TASK DIRECTIONS>
Take the data below and copy exactly the lines starting at the one with "HS_TRY(ensure(c, META, n));" and finishing at the one with "const int fin_group", both included.

(DATA EXCERPTS)

struct pass_scratch {
  fe *xyz;
  uint8_t *meta;
  uint32_t *vidx, *miss, *miss_count;
  cudaStream_t side;
  cudaEvent_t ev_side[2];
  const event_h *prof;
};
struct pass_tables {
  committee_tables C;
  key_table T;
  comb_params cp;
};
static pass_tables store_tables(const key_store &S, const key_index &index, size_t n_keys, size_t entries, const comb_params &cp) {
  return pass_tables{{S.pks, S.key_flags, (uint32_t)n_keys, S.atables, entries}, {S.slots, index.mask, S.pks, (uint32_t)n_keys}, cp};
}
static pass_tables ctx_tables(const hs_ctx *c) { return store_tables(c->keys, c->h_index, c->n_keys, c->a_table_entries, c->cp); }
struct share_pass {
  sig_cache_dev sc;
  uint32_t *list;
  uint8_t *fl;
  uint32_t *h_ctr;
};
static int wait_key_cache_build(hs_ctx *c, cudaStream_t stream) {
  if (c->learn.ev_tables && !c->explicit_committee) HS_CUDA(c, cudaStreamWaitEvent(stream, c->learn.ev_tables, 0));
  return HS_OK;
}
template <class AfterLookup>
static int launch_main(hs_ctx *c, in_layout &L, size_t n, bool committee, bool indexed, const pass_tables &K, const pass_scratch &S,
                       cudaStream_t stream, AfterLookup after_lookup, const share_pass *sh = nullptr) {
  main_out O{S.xyz, S.meta, 0};
  const committee_tables &C = K.C;
  if (committee) {
    if (!indexed) {
      HS_CUDA(c, cudaMemsetAsync(S.miss_count, 0, 4, stream));
      k_key_lookup<<<blocks_for(n, 256), 256, 0, stream>>>(L, n, K.T, S.vidx, S.miss, S.miss_count);
      c->launches++;
      HS_CUDA(c, cudaGetLastError());
      L.vidx = S.vidx;
      O.side_pass = 1;
      HS_TRY(after_lookup(true));
      HS_CUDA(c, cudaEventRecord(S.ev_side[0], stream));
      HS_CUDA(c, cudaStreamWaitEvent(S.side, S.ev_side[0], 0));
      unsigned grid = blocks_for(n, 32);
      if (grid > c->n_sms * 8u) grid = c->n_sms * 8u;
      k_verify_main<false><<<grid, 32, 0, S.side>>>(L, 0, S.miss_count, S.miss, c->d_btable, C, O, K.cp);
      c->launches++;
      HS_CUDA(c, cudaGetLastError());
      HS_CUDA(c, cudaEventRecord(S.ev_side[1], S.side));
    }
    const uint32_t *n_ptr = nullptr, *list = nullptr;
    if (sh) {
      uint32_t *list_n = sh->sc.ctr + HS_SIG_CTRS;
      HS_CUDA(c, cudaMemsetAsync(sh->sc.ctr, 0, 4 * (HS_SIG_CTRS + 1), stream));
      k_sig_probe<<<blocks_for(n, 256), 256, 0, stream>>>(L, n, C, sh->sc, indexed ? 0 : 1, S.xyz, S.meta, sh->list, list_n);
      c->launches++;
      HS_CUDA(c, cudaGetLastError());
      n_ptr = list_n;
      list = sh->list;
    }
    if (S.prof) HS_CUDA(c, cudaEventRecord(S.prof[0], stream));
    k_verify_main<true><<<blocks_for(n), HS_THREADS, 0, stream>>>(L, n, n_ptr, list, c->d_btable, C, O, K.cp);
    if (S.prof) HS_CUDA(c, cudaEventRecord(S.prof[1], stream));
    c->launches++;
    HS_CUDA(c, cudaGetLastError());
    if (!indexed) HS_CUDA(c, cudaStreamWaitEvent(stream, S.ev_side[1], 0));
  } else {
    HS_TRY(after_lookup(false));
    k_verify_main<false><<<blocks_for(n), HS_THREADS, 0, stream>>>(L, n, nullptr, nullptr, c->d_btable, C, O, K.cp);
    c->launches++;
    HS_CUDA(c, cudaGetLastError());
  }
  return HS_OK;
}
static int launch_finish(hs_ctx *c, const in_layout &L, size_t n, const fe *xyz, const uint8_t *meta, uint32_t mode, const uint8_t *d_item_mode,
                         uint32_t *d_bitmap, const peer_route &P, int fin_group, cudaStream_t stream, const share_pass *sh = nullptr) {
  const size_t fin_threads = (n + fin_group - 1) / fin_group;
  if (sh && d_item_mode)
    k_verify_finish_modes_cached<<<blocks_for(fin_threads), HS_THREADS, 0, stream>>>(L, n, xyz, meta, d_item_mode, d_bitmap, P, fin_group, sh->fl);
  else if (sh)
    k_verify_finish_cached<<<blocks_for(fin_threads), HS_THREADS, 0, stream>>>(L, n, xyz, meta, mode, d_bitmap, P, fin_group, sh->fl);
  else if (d_item_mode)
    k_verify_finish_modes<<<blocks_for(fin_threads), HS_THREADS, 0, stream>>>(L, n, xyz, meta, d_item_mode, d_bitmap, P, fin_group);
  else
    k_verify_finish<<<blocks_for(fin_threads), HS_THREADS, 0, stream>>>(L, n, xyz, meta, mode, d_bitmap, P, fin_group);
  c->launches++;
  HS_CUDA(c, cudaGetLastError());
  return HS_OK;
}
static int launch_sig_fill(hs_ctx *c, const in_layout &L, size_t n, const committee_tables &C, const share_pass &sh, const uint8_t *meta,
                           uint32_t mode, const uint8_t *d_item_mode, cudaStream_t stream) {
  k_sig_fill<<<blocks_for(n, 256), 256, 0, stream>>>(L, n, C, sh.sc, meta, sh.fl, mode, d_item_mode);
  c->launches++;
  HS_CUDA(c, cudaGetLastError());
  HS_CUDA(c, cudaMemcpyAsync(sh.h_ctr, sh.sc.ctr, 4 * HS_SIG_CTRS, cudaMemcpyDeviceToHost, stream));
  return HS_OK;
}

static int run_verify(hs_ctx *c, in_layout L, size_t n, uint32_t mode, uint32_t *d_bitmap, cudaStream_t stream, bool indexed,
                      const uint8_t *d_item_mode = nullptr) {
  if (n == 0) {
    if (c->peer_armed) {
      c->peer_armed = false;
      k_peer_sync_only<<<1, HS_MAX_PEERS, 0, stream>>>(c->peers);
      c->launches++;
      HS_CUDA(c, cudaGetLastError());
    }
    return HS_OK;
  }
  if (indexed && !committee_registered(c)) return fail(c, HS_ERR_ARG, "committee-indexed verify without a registered committee");
  if (!indexed) HS_TRY(learn_process(c, stream));
  HS_TRY(wait_key_cache_build(c, stream));
  const bool defer = c->deferred && stream != c->stream;
  dev_buf &XYZ = (defer && c->flip) ? c->xyz2 : c->xyz, &META = (defer && c->flip) ? c->meta2 : c->meta;
  const int set = defer ? c->flip : 0;
  if (defer) {
    c->flip ^= 1;
    HS_CUDA(c, cudaStreamWaitEvent(stream, c->ev_tail[set], 0));
  }
  HS_TRY(ensure(c, XYZ, n * 3 * sizeof(fe)));
  HS_TRY(ensure(c, META, n));
  const bool committee = has_key_tables(c) && (indexed || L.pk);
  if (!committee && !L.pk) return fail(c, HS_ERR_ARG, "verify without keys");
  if (committee && !indexed) {
    HS_TRY(ensure(c, c->vidx, n * 4));
    HS_TRY(ensure(c, c->miss, n * 4));
  }
  const pass_scratch S{(fe *)XYZ.p.get(), (uint8_t *)META.p.get(), (uint32_t *)c->vidx.p.get(), (uint32_t *)c->miss.p.get(), c->d_miss_count, c->stream_side,
                       {c->ev_side[0], c->ev_side[1]}, c->profile_main ? c->ev_prof : nullptr};
  const bool share = c->share_sc.b && committee && stream == c->stream && !L.off && L.fixed_len == 32;
  share_pass SP{};
  if (share) {
    HS_TRY(ensure(c, c->share_list, n * 4));
    HS_TRY(ensure(c, c->share_fl, n));
    SP = share_pass{c->share_sc, (uint32_t *)c->share_list.p.get(), (uint8_t *)c->share_fl.p.get(), c->share_h.h};
  }
  HS_TRY(launch_main(c, L, n, committee, indexed, ctx_tables(c), S, stream,
                     [&](bool have_lookup) { return learn_collect(c, L, n, have_lookup, stream); }, share ? &SP : nullptr));
  const int fin_group = (defer || n >= (1u << 19)) ? 16 : (n >= (1u << 18) ? 8 : 4);
  peer_route P{};
  if (c->peer_armed) {
    P = c->peers;
    c->peer_armed = false;
  }
  cudaStream_t fin_stream = stream;
  if (defer) {
    HS_CUDA(c, cudaEventRecord(c->ev_main_done, stream));
    HS_CUDA(c, cudaStreamWaitEvent(c->stream_tail, c->ev_main_done, 0));
    fin_stream = c->stream_tail;
  }
  HS_TRY(launch_finish(c, L, n, (const fe *)XYZ.p.get(), (const uint8_t *)META.p.get(), mode, d_item_mode, d_bitmap, P, fin_group, fin_stream,
                       share ? &SP : nullptr));
  if (share) {
    HS_TRY(launch_sig_fill(c, L, n, ctx_tables(c).C, SP, (const uint8_t *)META.p.get(), mode, d_item_mode, stream));
    c->share_passes++;
  }
  if (defer) HS_CUDA(c, cudaEventRecord(c->ev_tail[set], c->stream_tail));
  if (fin_stream != c->stream) HS_CUDA(c, cudaEventRecord(c->ev_dev_pass, fin_stream));
  return HS_OK;
}

template <bool SIGC>
static cudaError_t launch_ring_verify_as(hs_ctx *c, const ring_bufs &r, uint32_t mask, uint32_t base, uint32_t n, bool bulk,
                                         const committee_tables &C, const comb_params &cp, const sig_cache_dev &sc, uint32_t seq, cudaStream_t s) {
  if (bulk)
    k_verify_bulk<SIGC><<<blocks_for(n, HS_BULK_THREADS), HS_BULK_THREADS, 0, s>>>(r.recs.d, base, mask, n, c->d_btable, C, cp, r.flags.d, r.counters,
                                                                                 r.done.d, seq, sc);
  else
    k_verify_small<SIGC><<<n, 64, 0, s>>>(r.recs.d, base, mask, c->d_btable, C, cp, r.flags.d, r.counters, r.done.d, seq, sc);
  c->launches++;
  return cudaGetLastError();
}
static cudaError_t launch_ring_verify(hs_ctx *c, const ring_bufs &r, uint32_t mask, uint32_t base, uint32_t n, bool bulk, const committee_tables &C,
                                      const comb_params &cp, const sig_cache_dev &sc, uint32_t seq, cudaStream_t s) {
  return sc.b ? launch_ring_verify_as<true>(c, r, mask, base, n, bulk, C, cp, sc, seq, s)
              : launch_ring_verify_as<false>(c, r, mask, base, n, bulk, C, cp, sc, seq, s);
}
static cudaError_t launch_queue_generic(hs_ctx *c, const ring_bufs &r, const uint8_t *pks, const uint32_t *slots, uint32_t mask, uint32_t base,
                                        uint32_t n, const comb_params &cp, uint32_t seq, cudaStream_t s) {
  k_queue_generic<<<blocks_for(n, HS_GEN_THREADS), HS_GEN_THREADS, 0, s>>>(r.recs.d, pks, slots, base, mask, n, c->d_btable, cp, r.flags.d,
                                                                         r.counters, r.done.d, seq);
  c->launches++;
  return cudaGetLastError();
}
static cudaError_t launch_queue_digests(hs_ctx *c, const ring_bufs &r, const qmsg_desc *list, uint32_t mask, uint32_t base, uint32_t n_desc,
                                        const uint8_t *arena, uint8_t *stage, uint32_t *digs, cudaStream_t s) {
  k_queue_digests<<<n_desc, HS_QDIG_THREADS, 0, s>>>(list, base, mask, arena, stage, digs, r.recs.d);
  c->launches++;
  return cudaGetLastError();
}
#define HS_QUEUE_EXPLAIN_SM_DIV 4
static cudaError_t launch_queue_explain(hs_ctx *c, const xq_desc *list, uint32_t n_desc, uint32_t n, uint8_t *mirror, uint8_t *arena,
                                        cudaStream_t s) {
  const unsigned grid = (unsigned)std::min<size_t>(blocks_for(n), std::max<size_t>(1, c->n_sms / HS_QUEUE_EXPLAIN_SM_DIV));
  k_queue_explain<<<grid, HS_THREADS, 0, s>>>(list, n_desc, n, mirror, arena);
  c->launches++;
  return cudaGetLastError();
}
static cudaError_t launch_sig_audit(hs_ctx *c, sig_bucket *b, uint32_t first, uint32_t n, unsigned long long *out, cudaStream_t s) {
  const unsigned grid = (unsigned)std::min<size_t>(blocks_for((size_t)n * HS_SIG_WAYS), std::max<size_t>(1, c->n_sms / HS_QUEUE_EXPLAIN_SM_DIV));
  k_sig_audit<<<grid, HS_THREADS, 0, s>>>(b, first, n, out);
  c->launches++;
  return cudaGetLastError();
}

static uint32_t host_key_lookup(const hs_ctx *c, const uint8_t *key) {
  return c->h_index.find(c->h_pks.data(), key, [c](uint32_t idx) { return idx < c->n_keys; });
}
static bool small_eligible(const hs_ctx *c, size_t n) { return c->small_enabled && n >= 1 && n <= HS_SMALL_MAX && has_key_tables(c); }
struct small_src {
  const uint8_t *sig, *msg;
  uint32_t vidx;
};
template <class Rec>
static bool small_stage(hs_ctx *c, size_t n, Rec rec) {
  bool all = true;
  for (size_t i = 0; i < n; i++) {
    const small_src s = rec(i);
    memcpy(c->small.recs.h[i].sig, s.sig, 64);
    memcpy(c->small.recs.h[i].msg, s.msg, 32);
    c->small.recs.h[i].vidx = s.vidx;
    all = all && s.vidx != HS_NO_KEY;
  }
  return all;
}
static int run_small(hs_ctx *c, size_t n, uint32_t mode, uint32_t *out_bitmap) {
  for (size_t i = 0; i < n; i++) {
    c->small.recs.h[i].req = 0;
    c->small.recs.h[i].req_n = (uint32_t)n;
  }
  const uint32_t seq = ++c->small_seq ? c->small_seq : ++c->small_seq;
  HS_TRY(wait_key_cache_build(c, c->stream));
  HS_CUDA(c, launch_ring_verify(c, c->small, HS_SMALL_MAX - 1, 0, (uint32_t)n, false, ctx_tables(c).C, c->cp, sig_cache_dev{}, seq, c->stream));
  volatile uint32_t *done = c->small.done.h;
  bool finished = false;
  for (uint64_t spin = 0; spin < (1ull << 34); spin++) {
    if (*done == seq) {
      finished = true;
      break;
    }
    if ((spin & 0xfff) == 0xfff) {
      cudaError_t q = cudaStreamQuery(c->stream);
      if (q != cudaSuccess && q != cudaErrorNotReady) return fail(c, HS_ERR_CUDA, "k_verify_small", q);
      if (q == cudaSuccess && *done != seq && spin > (1u << 20)) break;
    }
  }
  if (!finished) {
    HS_CUDA(c, cudaStreamSynchronize(c->stream));
    if (*done != seq) return fail(c, HS_ERR_CUDA, "k_verify_small did not complete");
  }
  for (size_t w = 0; w < (n + 31) / 32; w++) out_bitmap[w] = 0;
  const uint32_t want = mode_flag(mode);
  for (size_t i = 0; i < n; i++)
    if (((volatile uint8_t *)c->small.flags.h)[i] & want) out_bitmap[i >> 5] |= 1u << (i & 31);
  return HS_OK;
}

#define HS_QUEUE_DEFAULT_RECORDS 4096u
#define HS_QUEUE_MAX_RECORDS (1u << 20)
#define HS_QUEUE_MAX_INFLIGHT 2
#define HS_QUEUE_BULK_MIN 1002
static_assert(HS_QUEUE_BULK_MIN > HS_SMALL_MAX, "small requests never take the bulk path");
#define HS_QUEUE_ARENA_PER_RECORD 64u
struct queue_bits {
  uint32_t inl[(HS_SMALL_MAX + 31) / 32] = {0, 0};
  std::vector<uint32_t> big;
  void set(uint32_t n, const uint32_t *src_or_null) {
    const size_t w = (n + 31) / 32;
    uint32_t *d = inl;
    if (n > HS_SMALL_MAX) {
      big.assign(w, 0);
      d = big.data();
    } else {
      inl[0] = inl[1] = 0;
    }
    if (src_or_null) memcpy(d, src_or_null, 4 * w);
  }
  const uint32_t *data() const { return big.empty() ? inl : big.data(); }
};
struct ticket_sink {
  size_t ticket;
  hs_queue_cb *cb;
  void *user;
};
struct byte_ring {
  uint64_t cap = 0, head = 0, tail = 0;
  std::optional<uint64_t> take(uint64_t size) {
    uint64_t start = tail;
    if (off(start) + size > cap) start += cap - off(start);
    if (start + size - head > cap) {
      if (head != tail) return std::nullopt;
// ... 1056 lines not shown
  c->explicit_committee = true;
  c->h_pks.assign(pks, pks + N * 32);
  c->h_index = std::move(index);
  c->h_key_live.assign(N, 1);
  if (out_valid_bitmap) {
    for (size_t w = 0; w < (N + 31) / 32; w++) out_valid_bitmap[w] = 0;
    for (size_t i = 0; i < N; i++)
      if (fl[i] & 1) out_valid_bitmap[i >> 5] |= 1u << (i & 31);
  }
  return HS_OK;
}
int hs_committee_register(hs_ctx *c, const uint8_t *pks, size_t N, uint32_t *out_valid_bitmap) {
  if (!c || (N && !pks) || N >= HS_NO_KEY) return fail(c, HS_ERR_ARG, "hs_committee_register: bad argument");
  std::lock_guard<std::mutex> g(c->mu);
  return committee_register_locked(c, pks, N, out_valid_bitmap);
}

static int publish_hash(hs_ctx *c) {
  c->h_index.build(c->h_pks.data(), c->n_keys, [c](size_t i) { return !c->explicit_committee || c->h_key_live[i] == SLOT_LIVE; });
  HS_CUDA(c, cudaMemcpyAsync(c->keys.slots, c->h_index.slots.data(), c->h_index.slots.size() * 4, cudaMemcpyHostToDevice, c->stream));
  HS_CUDA(c, cudaStreamSynchronize(c->stream));
  return HS_OK;
}

struct slot_plan {
  std::vector<uint8_t> live, pks;
  std::vector<uint32_t> idx;
  std::vector<uint32_t> fresh;
  bool full = false;
};
static void plan_adds(const hs_ctx *c, const uint8_t *add_pks, size_t n_add, uint8_t mark, slot_plan &P) {
  P.live = c->h_key_live;
  P.pks = c->h_pks;
  key_index index = c->h_index;
  auto live = [&P](uint32_t idx) { return P.live[idx] != 0; };
  size_t next_free = 0;
  for (size_t i = 0; i < n_add; i++) {
    const uint8_t *key = add_pks + 32 * i;
    uint32_t idx = index.find(P.pks.data(), key, live);
    if (idx == HS_NO_KEY) {
      while (next_free < P.live.size() && P.live[next_free]) next_free++;
      if (next_free < P.live.size()) idx = (uint32_t)next_free;
      else if (P.live.size() < c->key_capacity) {
        idx = (uint32_t)P.live.size();
        P.live.push_back(0);
        P.pks.resize(P.live.size() * 32);
      } else {
        P.full = true;
        return;
      }
      memcpy(P.pks.data() + 32 * (size_t)idx, key, 32);
      P.live[idx] = mark;
      index.insert_absent(P.pks.data(), idx, live);
      P.fresh.push_back(idx);
    }
    P.idx.push_back(idx);
  }
}
static void stage_drop(hs_ctx *c) {
  for (uint32_t s : c->stage.fresh)
    if (s < c->h_key_live.size() && c->h_key_live[s] == SLOT_STAGED) c->h_key_live[s] = 0;
  if (c->explicit_committee && c->h_key_live.size() > c->n_keys) c->h_key_live.resize(c->n_keys);
  c->stage = {};
}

(End DATA EXCERPTS)

RESULT>
  HS_TRY(ensure(c, META, n));
  const bool committee = has_key_tables(c) && (indexed || L.pk);
  if (!committee && !L.pk) return fail(c, HS_ERR_ARG, "verify without keys");
  if (committee && !indexed) {
    HS_TRY(ensure(c, c->vidx, n * 4));
    HS_TRY(ensure(c, c->miss, n * 4));
  }
  const pass_scratch S{(fe *)XYZ.p.get(), (uint8_t *)META.p.get(), (uint32_t *)c->vidx.p.get(), (uint32_t *)c->miss.p.get(), c->d_miss_count, c->stream_side,
                       {c->ev_side[0], c->ev_side[1]}, c->profile_main ? c->ev_prof : nullptr};
  const bool share = c->share_sc.b && committee && stream == c->stream && !L.off && L.fixed_len == 32;
  share_pass SP{};
  if (share) {
    HS_TRY(ensure(c, c->share_list, n * 4));
    HS_TRY(ensure(c, c->share_fl, n));
    SP = share_pass{c->share_sc, (uint32_t *)c->share_list.p.get(), (uint8_t *)c->share_fl.p.get(), c->share_h.h};
  }
  HS_TRY(launch_main(c, L, n, committee, indexed, ctx_tables(c), S, stream,
                     [&](bool have_lookup) { return learn_collect(c, L, n, have_lookup, stream); }, share ? &SP : nullptr));
  const int fin_group = (defer || n >= (1u << 19)) ? 16 : (n >= (1u << 18) ? 8 : 4);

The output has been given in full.